King filed suit as a beneficiary, alleging Johnston induced her mother to transfer a piece of trust property to herself, without consideration, and then induced her mother to mortgage the property for a personal loan.

The bank eventually foreclosed on the property, and Lenora Gilbert lost title. King further alleged that Johnston took money and rents that belonged to the trust and used them for her own personal benefit.

She alternatively argued that Johnston had essentially taken over the role of trustee while her mother was still alive but in failing mental and physical health, and that Johnston’s actions during this period of time and after Lenore Gilbert’s death made Johnston trustee de son tort and liable for failing to properly care for and/or recover trust property.

Lack of Standing

After a bench trial, Imperial Superior Court Judge Jeffrey B. Jones ruled that King should recover nothing from Johnston because she failed to show a conspiracy between Johnston and her mother or establish that Johnston was a de facto trustee before her mother’s death, and because King lacked standing to sue Johnston without joining the current trustee—Lloyd Gilbert, Arthur Gilbert’s son—in the action.

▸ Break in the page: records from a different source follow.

# rslmtoasa/rslmtoasa

Measured on AMD Instinct MI355X. Metric: block-recursion throughput (H|psi> + A_n + B_n recursion levels, recursion.f90 recur_b), higher is better.
Workload: dtype f64

## Files before the change

### rslmtoasa_amd/csrc/kernels_mfma.hpp

```cpp
#pragma once
#include <hip/hip_runtime.h>
#include <string>
#include <vector>
#include "kernels_valu.hpp"

namespace rsrec {

typedef double double4_t __attribute__((ext_vector_type(4)));

constexpr int GROUP = 8;
constexpr int MF_WAVES = 4;

struct LayoutCI {
    static __device__ __forceinline__ double2 ld(const double* b, int r, int c) { return make_double2(b[36 * r + 2 * c], b[36 * r + 2 * c + 1]); }
    static __device__ __forceinline__ void st(double* b, int r, int c, double2 v) { b[36 * r + 2 * c] = v.x; b[36 * r + 2 * c + 1] = v.y; }
};
__host__ __device__ constexpr int gram_col(int part, int c, int ci) { return ci ? 2 * c + part : 18 * part + c; }

__device__ __forceinline__ int active_workgroups(int ngroups) { return max(1, min((int)gridDim.x, (ngroups + MF_WAVES - 1) / MF_WAVES)); }

struct GroupWalk {
    int g, end, step;
    __device__ __forceinline__ GroupWalk(int ngroups, int wave, int nbx_eff = 0) {
        const int nbx = nbx_eff > 0 ? nbx_eff : gridDim.x, bx = blockIdx.x;
        const int xcd = bx & 7, j = bx >> 3;
        const int per_xcd = (nbx >> 3) + ((xcd < (nbx & 7)) ? 1 : 0);
        const int chunk = (ngroups + 7) >> 3;
        const int lo = xcd * chunk;
        end = min(ngroups, lo + chunk);
        g = lo + j * MF_WAVES + wave;
        step = per_xcd * MF_WAVES;
        if (nbx < 8) { g = bx * MF_WAVES + wave; end = ngroups; step = nbx * MF_WAVES; }
    }
};


struct RowRef { unsigned off; bool valid; };
__device__ __forceinline__ RowRef group_row(const int* __restrict__ grp, int rho, int zero_block) {
    const int slot = rho / 18, r = rho - 18 * slot;
    const int a = grp[slot];
    RowRef R;
    R.valid = a >= 0;
    R.off = (unsigned)BLD * (unsigned)(R.valid ? a : zero_block) + 36u * (unsigned)r;
    return R;
}

struct GramAcc {
    double4_t t00, t01, t10, t11;
    double tr0, tr1;
    double t0r, t1r;
    double trr;
    __device__ __forceinline__ void zero() { t00 = t01 = t10 = t11 = (double4_t){0, 0, 0, 0}; tr0 = tr1 = t0r = t1r = trr = 0.0; }
    __device__ __forceinline__ void to_lds(double* G , int lane, bool sym) const {
        const int l15 = lane & 15, l4 = lane >> 4, l3 = lane & 3, lg = (lane >> 2) & 3;
#pragma unroll
        for (int j = 0; j < 4; ++j) {
            const int r = l4 + 4 * j;
            G[36 * r + l15] = t00[j];
            G[36 * r + 16 + l15] = t01[j];
            G[36 * (16 + r) + 16 + l15] = t11[j];
            if (!sym) G[36 * (16 + r) + l15] = t10[j];
        }
        G[36 * (32 + l4) + l15] = tr0;
        G[36 * (32 + l4) + 16 + l15] = tr1;
        if (!sym) { G[36 * (4 * lg + l4) + 32 + l3] = t0r; G[36 * (16 + 4 * lg + l4) + 32 + l3] = t1r; }
        if (lg == 0) G[36 * (32 + l4) + 32 + l3] = trr;
    }
};

__device__ __forceinline__ void gram_block_out(const GramAcc& A, double* lds , double* gout , bool sym) {
    const int lane = threadIdx.x & 63, wave = threadIdx.x >> 6;
    A.to_lds(lds + wave * 1296, lane, sym);
    __syncthreads();
    for (int e = threadIdx.x; e < 1296; e += blockDim.x) {
        double s = 0.0;
#pragma unroll
        for (int wv = 0; wv < MF_WAVES; ++wv) s += lds[wv * 1296 + e];
        if (sym) {
            const int r = e / 36, c = e % 36;
            const bool have = (r >= 32) || (r < 16) || (c >= 16 && c < 32);
            if (!have || (r < 32 && c >= 32)) {
                double t = 0.0;
#pragma unroll
                for (int wv = 0; wv < MF_WAVES; ++wv) t += lds[wv * 1296 + 36 * c + r];
                s = t;
            }
        }
        gout[e] = s;
    }
}

#ifndef RSREC_NT_STREAMS
#define RSREC_NT_STREAMS 0
#endif
template <class T> __device__ __forceinline__ T ld_stream(const T* p) {
#if RSREC_NT_STREAMS
    return __builtin_nontemporal_load(p);
#else
    return *p;
#endif
}
__device__ __forceinline__ double2 ld_stream(const double2* p) {
#if RSREC_NT_STREAMS
    typedef double nt_d2 __attribute__((ext_vector_type(2)));
    const nt_d2 v = __builtin_nontemporal_load(reinterpret_cast<const nt_d2*>(p));
    return make_double2(v[0], v[1]);
#else
    return *p;
#endif
}
template <class T> __device__ __forceinline__ void st_stream(T* p, T v) {
#if RSREC_NT_STREAMS
    __builtin_nontemporal_store(v, p);
#else
    *p = v;
#endif
}

constexpr int S5_GRAM_DOUBLES = 584;
constexpr long S5_GRAM_MIN_NEVER = 1L << 40;
constexpr int S5_GRAM_MAXW = 8;
__host__ __device__ inline bool s5_gram_folds(long ngroups, long min_groups) { return ngroups > 0 && ngroups >= min_groups; }
__host__ __device__ inline int s5_gram_workgroups(int ngroups) { return ngroups / 4 < 1 ? 1 : (ngroups / 4 < S5_GRAM_MAXW ? ngroups / 4 : S5_GRAM_MAXW); }
struct GramFold { const int* cum = nullptr; int nlev = 0; long min_groups = 0; };
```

He also concluded that Johnston had unduly influenced her mother to breach the trust and had “acted as trustee” before Lloyd Gilbert accepted the role, but ruled that King could not recover under the theory because she lacked standing.

He further declined to award King any relief on her claim that Johnston acted as trustee after her mother’s death because Lloyd was “actively recouping” the value of the trust rental income that Johnston had wrongfully retained by withholding her share of the trust distributions.

King appealed, and the Court of Appeal rejected Jones’ determination on standing.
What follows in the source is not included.